• [Dataset records]:

@@ -897,3 +961,34 @@
   HGL_REQUIRE(served, "attention_presplit: shape not served (B %d, H %d, S %d, hd %d, mask %d)", B, H, S, hd, mask_kind);
   return rc;
 }
+
+extern "C" int hgl_attention_presplit_win_f32(const float* qkv, int ld, int B, int H, float* out, int ldo, float scale, const float* tab_h,
+                                              const float* tab_w, const int* q_live, void* scratch, size_t scratch_bytes,
+                                              void* stream) {
+  HGL_TRY(hgl_require_device());
+  const int S = 196, hd = 80;
+  HGL_REQUIRE(qkv && out && scratch && tab_h && tab_w && B > 0 && H > 0 && ld >= 3 * H * hd && (ld & 7) == 0 && ldo >= H * hd,
+              "attention_presplit_win: bad arguments");
+  const size_t n = (size_t)B * S * ld, need = (n + (q_live ? hgl_attention_live_units_ints(B, H) : 0)) * 4;
+  HGL_REQUIRE(scratch_bytes >= need, "attention_presplit_win: scratch too small (%zu bytes for %zu)", scratch_bytes, need);
+  HGL_REQUIRE(hgl_split_layout() && hgl_split_terms() == 3, "attention_presplit_win: f16x3 mode only");
+  hipStream_t st = (hipStream_t)stream;
+  uint16_t* hi = (uint16_t*)scratch;
+  uint16_t* lo = hi + n;
+  HGL_TRY(hgl_launch_split_f16(qkv, 1.0f, hi, lo, (long long)n, st));
+  HglAttn d = hgl_attn_packed_planes(hi, lo, B, H, S, hd);
+  d.ld = ld, d.scale = scale;
+  d.out = out, d.ldo = ldo, d.sob = (long long)S * ldo;
+  d.tab_h = tab_h, d.tab_w = tab_w;
+  if (q_live) {
+    int* units = (int*)(lo + n);
+    HGL_TRY(hgl_launch_attention_live_units(q_live, B, H, units, st));
+    d.q_live = q_live, d.live_units = units;
+  }
+  const int prev = hgl_attention_presplit(1);
+  const bool served = hgl_attention_route(d) == HGL_ATTN_PS_WIN;
+  const int rc = served ? hgl_launch_attention(d, st) : HGL_OK;
+  hgl_attention_presplit(prev);
+  HGL_REQUIRE(served, "attention_presplit_win: not served (B %d, H %d; are the tables registered at scale 2^0?)", B, H);
+  return rc;
+}
diff --git a/hybridgl_amd/csrc/hgl_common.h b/hybridgl_amd/csrc/hgl_common.h
--- a/hybridgl_amd/csrc/hgl_common.h
+++ b/hybridgl_amd/csrc/hgl_common.h
@@ -209,6 +209,8 @@
   const float *rel_h = nullptr, *rel_w = nullptr;
   int kh = 0, kw = 0;
   const float *tab_h = nullptr, *tab_w = nullptr;
+  const int* q_live = nullptr;
+  const int* live_units = nullptr;
   float* part = nullptr;
   size_t part_bytes = 0;
   int kv_group = 1;
@@ -252,6 +254,8 @@
 HglAttnRoute hgl_attention_route(const HglAttn& d);
 int hgl_launch_attention(const HglAttn& d, hipStream_t st);
 size_t hgl_attention_fewq_part_bytes(int B, int Sk);
+size_t hgl_attention_live_units_ints(int B, int H);
+int hgl_launch_attention_live_units(const int* q_live, int B, int H, int* units, hipStream_t st);
 bool hgl_attention_rel_tables(const float* tab_h, const float* tab_w, const void* t[4]);
 HglAttnRoute hgl_attention_route_planes(const HglAttn& d);
 int hgl_launch_attention_planes(const HglAttn& d, HglAttnRoute route, hipStream_t st);
@@ -322,7 +326,8 @@
 int hgl_launch_mask_downscaling(const float* in, int P, int g, const float* c1w, const float* c1b, const float* n1w, const float* n1b,
                                 const float* c2w, const float* c2b, const float* n2w, const float* n2b, const float* c3w,
                                 const float* c3b, float* out, hipStream_t st);
-int hgl_launch_win_maps(int g, int ws, int nw, int nb, int* pad_of, int* tok_of, int* pad_list, int* pad_count, hipStream_t st);
+int hgl_launch_win_maps(int g, int ws, int nw, int nb, int* pad_of, int* tok_of, int* pad_list, int* pad_count, int* q_live,
+                        hipStream_t st);
 int hgl_launch_fill_rows(float* dst, int ld, const int* rows, const int* nrows, int max_rows, const float* v, int N,
                          hipStream_t st);
 int hgl_launch_fill_rows_split(void* hi, void* lo, int ld, const int* rows, const int* nrows, int max_rows, const float* v,
diff --git a/hybridgl_amd/csrc/sam_api.hip b/hybridgl_amd/csrc/sam_api.hip
--- a/hybridgl_amd/csrc/sam_api.hip
+++ b/hybridgl_amd/csrc/sam_api.hip
@@ -7,6 +7,7 @@
 struct EncPlan {
   float *img, *cols, *X, *H, *Hw, *QKV, *O, *P, *F, *Th, *Tw, *relh, *relw, *neckA, *neckB, *cols3;
   int *pad_of, *tok_of, *pad_list, *pad_count;
+  int *q_live, *live_units;
   int n_pad_max;
   int nb;
 };
@@ -14,13 +15,14 @@
 bool carve_enc(HglArena& ar, const HglSamEncoderW* w, int nb, EncPlan& p) {
   const int D = w->embed_dim, S = w->img_size, g = S / w->patch, C = w->out_chans;
   const size_t T = (size_t)nb * g * g;
-  size_t Tw_max = T;
+  size_t Tw_max = T, nwin_max = 1;
   int rl_max = 0, size_max = 0;
   for (int i = 0; i < w->depth; ++i) {
     const int ws = w->blocks[i].window;
     if (ws > 0) {
       const size_t nw = (g + ws - 1) / ws;
       Tw_max = Tw_max > nb * nw * nw * ws * ws ? Tw_max : nb * nw * nw * ws * ws;
+      nwin_max = nwin_max > nb * nw * nw ? nwin_max : nb * nw * nw;
     }
     rl_max = rl_max > w->blocks[i].rel_len ? rl_max : w->blocks[i].rel_len;
     size_max = size_max > (ws > 0 ? ws : g) ? size_max : (ws > 0 ? ws : g);
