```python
class PCGrad(WeightMethod):

    def __init__(self, n_tasks: int, device: torch.device, reduction="sum"):
        super().__init__(n_tasks, device=device)
        assert reduction in ["mean", "sum"]
        self.reduction = reduction

    def get_weighted_loss(self, losses, shared_parameters=None, task_specific_parameters=None, **kwargs):
        raise NotImplementedError

    def _set_pc_grads(self, losses, shared_parameters, task_specific_parameters=None):
        if isinstance(shared_parameters, torch.Tensor):
            shared_parameters = [shared_parameters]
        shared_parameters = list(shared_parameters)
        if task_specific_parameters is not None:
            if isinstance(task_specific_parameters, torch.Tensor):
                task_specific_parameters = [task_specific_parameters]
            task_specific_parameters = list(task_specific_parameters)
        if mdist.active():
            return self._set_pc_grads_distributed(losses, shared_parameters, task_specific_parameters)
        shared_grads = []
        with wgrad_only_for(shared_parameters):
            for l in losses:
                with deferred_wgrad_finish():
                    shared_grads.append(torch.autograd.grad(l, shared_parameters, retain_graph=True))
        merged = self._project_conflicting(shared_grads)
        for p, g in zip(shared_parameters, merged):
            p.grad = g
        if task_specific_parameters is not None:
            with wgrad_only_for(task_specific_parameters), deferred_wgrad_finish():
                ts_grads = torch.autograd.grad(losses.sum(), task_specific_parameters)
            for p, g in zip(task_specific_parameters, ts_grads):
                p.grad = g

    def _set_pc_grads_distributed(self, losses, shared_parameters, task_specific_parameters):
        ts_pending = None
        if task_specific_parameters is not None:
            with wgrad_only_for(task_specific_parameters), deferred_wgrad_finish():
                ts_grads = torch.autograd.grad(losses.sum(), task_specific_parameters, retain_graph=True)
            ts_pending = mdist.allreduce_mean_list_async(ts_grads)
        pipe = mdist.ShardedPCGrad()
        n = len(losses)
        with wgrad_only_for(shared_parameters):
            for k, l in enumerate(losses):
                with deferred_wgrad_finish():
                    g = torch.autograd.grad(l, shared_parameters, retain_graph=(k + 1 < n))
                pipe.submit(g)
        orders = self.refresh_orders(shared_parameters[0].device)
        merged = pipe.finish(orders, self.reduction == "mean", _cuda_gram, _cuda_solve_combine)
        for p, g in zip(shared_parameters, merged):
            p.grad = g
        if ts_pending is not None:
            for p, g in zip(task_specific_parameters, ts_pending.wait()):
                p.grad = g

    def refresh_orders(self, device):
        T = self.n_tasks
        if getattr(self, "_orders_host", None) is None or self._orders_dev.device != torch.device(device):
            self._orders_host = torch.zeros(T * T, dtype=torch.int32).pin_memory()
            self._orders_dev = torch.zeros(T * T, dtype=torch.int32, device=device)
        self.draw_orders_host()
        self._orders_dev.copy_(self._orders_host, non_blocking=True)
        return self._orders_dev

    def draw_orders_host(self):
        orders = draw_visit_orders(self.n_tasks)
        self._orders_host.copy_(torch.tensor(orders, dtype=torch.int32).reshape(-1))
        return orders

    def _project_conflicting(self, grads: List[Tuple[torch.Tensor]]):
        assert len(grads) == self.n_tasks
        orders = self.refresh_orders(grads[0][0].device)
        if mdist.active():
            return mdist.pcgrad_sharded(grads, orders, self.reduction == "mean", _cuda_gram, _cuda_solve_combine)
        return pcgrad_merge(grads, orders, mean=(self.reduction == "mean"))

    def backward(self, losses, parameters=None, shared_parameters=None, task_specific_parameters=None, **kwargs):
        self._set_pc_grads(losses, shared_parameters, task_specific_parameters)
        return None, {}


class WeightMethods:

    def __init__(self, method: str, n_tasks: int, device: torch.device, **kwargs):
        assert method in list(METHODS.keys()), f"unknown method {method}."
        self.method = METHODS[method](n_tasks=n_tasks, device=device, **kwargs)

    def get_weighted_loss(self, losses, **kwargs):
        return self.method.get_weighted_loss(losses, **kwargs)

    def backward(self, losses, **kwargs):
        return self.method.backward(losses, **kwargs)

    def __ceil__(self, losses, **kwargs):
        return self.backward(losses, **kwargs)

    def parameters(self):
        return self.method.parameters()


# ... 2 lines not shown
```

• [What to produce]: The response must consist of the lines above, from the first one through the line containing "int hgl_attention_presplit_win_f32(const float*", reproduced exactly.

• [Response to this exercise]:
@@ -897,3 +961,34 @@
   HGL_REQUIRE(served, "attention_presplit: shape not served (B %d, H %d, S %d, hd %d, mask %d)", B, H, S, hd, mask_kind);
   return rc;
 }
+
+extern "C" int hgl_attention_presplit_win_f32(const float* qkv, int ld, int B, int H, float* out, int ldo, float scale, const float* tab_h,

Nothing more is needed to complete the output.